Anggota DPR Komisi XI dari Fraksi PDIP Arif Budimanta menilai kenaikan harga minyak dunia pastinya memiliki dampak terhadap pengeluaran negara, tetapi bukan serta-merta dapat membenarkan pemerintah untuk menaikan harga BBM bersubsidi.

"Meningkatnya besaran subsidi energi khususnya BBM akibat naiknya harga minyak dunia seharusnya masih bisa ditanggulangi mengingat, pemerintah masih memiliki Sisa Hasil Penggunaan Anggaran (SILPA) tahun lalu sebesar Rp 32,2 triliun," ungkap Arif saat berbincang dengan detikFinance di Jakarta, Kamis (23/2/2012).

SCROLL TO CONTINUE WITH CONTENT

Selain itu, Arif mengatakan pemerintah harus fair menjelaskan bahwa kenaikan harga minyak dunia tidak hanya mengakibatkan naiknya belanja pemerintah (khususnya beban subsidi) tetapi juga meningkatkan pendapatan migas. Seperti yang dipaparkan Tim Konsorsium Peneliti Perguruan TInggi (UI-UGM-ITB) bahwa jika terjadi kenaikan harga minyak dunia rata-rata 10% maka akan meningkatkan pendapatan migas sebesar Rp3,5 Triliun.

"Kenaikan tersebut juga akan meningkatkan beban subsidi sebesar Rp 2,6 triliun, subsidi listrik Rp 0,3 triliun, DBH (dana bagi hasil) Migas Rp 0,5 triliun dan anggaran pendidikan sebesar Rp 0,8 triliun. Artinya, jika anggaran pendidikan boleh tidak mengikuti kenaikan belanja negara akibat kenaikan harga minyak dunia, sesungguhnya kenaikan harga minyak dunia justru mengurangi defisit," tutur Arif.

"Jangan sampai karena ketidakmampuan pemerintah dalam mengelola sumber daya nasional dan keuangan negara kemudian rakyat yang menjadi korban," imbuh Politisi PDIP ini.

Pada kesempatan terpisah, Wakil Ketua Komisi XI Fraksi Golkar Harry Azhar Azis mengatakan kebijakan kenaikan BBM bersubsidi yang diambil SBY merupakan langkah maju.

"Ya, saya kira itu langkah maju yang diambil oleh SBY, dulu pengumuman kenaikan harga selalu dilakukan oleh Pak JK, sekarang tidak ada di kabinet yang mau mengambil dan mengumumkan itu sehingga SBY terpaksa mengumumkan sendiri, saya kira ini satu kemajuan," tuturnya.

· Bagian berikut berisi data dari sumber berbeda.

template <typename T>
__device__ __forceinline__ void stage_feat_tile_f32(const T* __restrict__ X, const FeatTile& t, int b0, int B, int F, const float* __restrict__ coef,
                                                    float slope, float* xs, int tid) {
    constexpr int E = 16 / sizeof(T);
    constexpr int vpr = 64 / E;
    const int lgpp = (6 - t.lP) - (E == 8 ? 3 : 2);
    for (int v = tid; v < 256 * vpr; v += 256) {
        const int row = v / vpr, j = v - row * vpr, p = j >> lgpp, g = j - (p << lgpp);
        const int b = b0 + row;
        float o[E];
        if (b < B) {
            const Vec16<T> raw = *reinterpret_cast<const Vec16<T>*>(X + (size_t)b * F + (t.pix0 + p) * 256 + t.c0 + g * E);
#pragma unroll
            for (int e = 0; e < E; ++e) {
                float x = raw.get(e);
                if (coef) { const int c = t.c0 + g * E + e; x = leaky(x * coef[c] + coef[2 * 256 + c], slope); }
                o[e] = x;
            }
        } else {
#pragma unroll
            for (int e = 0; e < E; ++e) o[e] = 0.f;
        }
#pragma unroll
        for (int e = 0; e < E; ++e) xs[row * 64 + (g * E + e) * t.P + p] = o[e];
    }
}

struct BatchGemmArgs {
    const void* X; const float* coef; float slope;
    const float* Y; int ldy, ncols;
    int ones_col;
    float* out0; float* out1; float* outb;
    float* colsum0; float* colsum1;
    int B, F, L, s2; float scale;
};

template <typename T, bool TRANSPOSED>
__global__ __launch_bounds__(256) void batch_gemm_kernel(BatchGemmArgs a) {
    constexpr int NBMAX = 9;
    extern __shared__ __attribute__((aligned(16))) char smem[];
    float* xs = reinterpret_cast<float*>(smem);
    float* ys = xs + 256 * 64;
    const int tid = threadIdx.x, lane = tid & 63, wave = tid >> 6, r = lane & 31, h = lane >> 5;
    const int fblk = wave & 1, khalf = wave >> 1;
    const FeatTile t(blockIdx.x, a.s2);
    const int ntot = a.ncols + (a.ones_col ? 1 : 0), nblk = (ntot + 31) / 32;
    f32x16 acc[NBMAX];
#pragma unroll
    for (int nb = 0; nb < NBMAX; ++nb)
#pragma unroll
        for (int i = 0; i < 16; ++i) acc[nb][i] = 0.f;
    for (int b0 = 0; b0 < a.B; b0 += 256) {
        __syncthreads();
        stage_feat_tile_f32<T>(reinterpret_cast<const T*>(a.X), t, b0, a.B, a.F, a.coef, a.slope, xs, tid);
#pragma unroll
        for (int nb = 0; nb < NBMAX; ++nb) {
            if (nb < nblk) {
                __syncthreads();
                if ((a.ldy & 3) == 0 && (a.ncols & 3) == 0) {
                    for (int i = tid; i < 256 * 8; i += 256) {
                        const int row = i >> 3, nq = (i & 7) * 4, n = nb * 32 + nq, b = b0 + row;
                        f32x4 v = {0.f, 0.f, 0.f, 0.f};
                        if (b < a.B) {
                            if (n < a.ncols) v = *reinterpret_cast<const f32x4*>(a.Y + (size_t)b * a.ldy + n);
                            else if (a.ones_col && n == a.ncols) v[0] = 1.f;
                        }
                        *reinterpret_cast<f32x4*>(ys + row * 32 + nq) = v;
                    }
                } else {
                    for (int i = tid; i < 256 * 32; i += 256) {
                        const int row = i >> 5, n = nb * 32 + (i & 31), b = b0 + row;
                        float v = 0.f;
                        if (b < a.B) v = n < a.ncols ? a.Y[(size_t)b * a.ldy + n] : ((a.ones_col && n == a.ncols) ? 1.f : 0.f);
                        ys[i] = v;
                    }
                }
                __syncthreads();
                if (blockIdx.x == 0 && a.colsum0) {
                    float s = 0.f;
                    for (int row = tid >> 5; row < 256; row += 8) s += ys[row * 32 + (tid & 31)];
                    float* cs = ys + 256 * 32;
                    cs[tid] = s;
                    __syncthreads();
                    const int n = nb * 32 + tid;
                    if (tid < 32 && n < a.ncols) {
                        float v = 0.f;
#pragma unroll
                        for (int g = 0; g < 8; ++g) v += cs[g * 32 + tid];
                        float* dst = n < a.L ? a.colsum0 + n : a.colsum1 + (n - a.L);
                        *dst = (b0 == 0 ? 0.f : *dst) + v * a.scale;
                    }
                }
                const float* xp = xs + (khalf * 128 + h) * 64 + fblk * 32 + r;
                const float* yp = ys + (khalf * 128 + h) * 32 + r;
#pragma unroll 8
                for (int s = 0; s < 64; ++s) {
                    const float xv = xp[s * 2 * 64], yv = yp[s * 2 * 32];
                    if constexpr (TRANSPOSED) acc[nb] = __builtin_amdgcn_mfma_f32_32x32x2f32(yv, xv, acc[nb], 0, 0, 0);
                    else acc[nb] = __builtin_amdgcn_mfma_f32_32x32x2f32(xv, yv, acc[nb], 0, 0, 0);
                }
// ... 11 lines not shown
    if (khalf == 0) {
#pragma unroll
        for (int nb = 0; nb < NBMAX; ++nb) {
            if (nb < nblk) {
#pragma unroll
                for (int i = 0; i < 16; ++i) {
                    const float v = (acc[nb][i] + red[((fblk * NBMAX + nb) * 16 + i) * 64 + lane]) * a.scale;
                    if constexpr (TRANSPOSED) {
                        const int n = nb * 32 + acc_row(i, lane), col = fblk * 32 + r;
                        if (n < a.ncols) {
                            float* dst = n < a.L ? a.out0 + (size_t)n * a.F : a.out1 + (size_t)(n - a.L) * a.F;
                            dst[t.fref(col)] = v;
                        }
                    } else {
                        const int col = fblk * 32 + acc_row(i, lane), n = nb * 32 + r;
                        if (n < a.ncols) a.out0[(size_t)t.fref(col) * a.L + n] = v;
                        else if (a.ones_col && n == a.ncols) a.outb[t.fref(col)] = v;
                    }
                }
            }
        }
    }
}
static inline size_t batch_gemm_lds() { return (size_t)(256 * 64 + 256 * 32 + 8 * 32) * 4; }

Hal ini menurut Harry berarti menunjukkan tidak ada yang berani atau mau mengambil resiko mengumumkan kenaikan BBM.

"Artinya, pak SBY telah menunjukkan keberaniannya," tutup Politisi Golkar ini.

Sebelumnya, Presiden SBY menyatakan harga BBM mau tidak mau harus naik. Setidaknya banyak faktor yang mendasari usulan Presiden tersebut. Salah satunya adalah terkait lonjakan harga minyak mentah dunia hingga jauh melebihi asumsi APBN.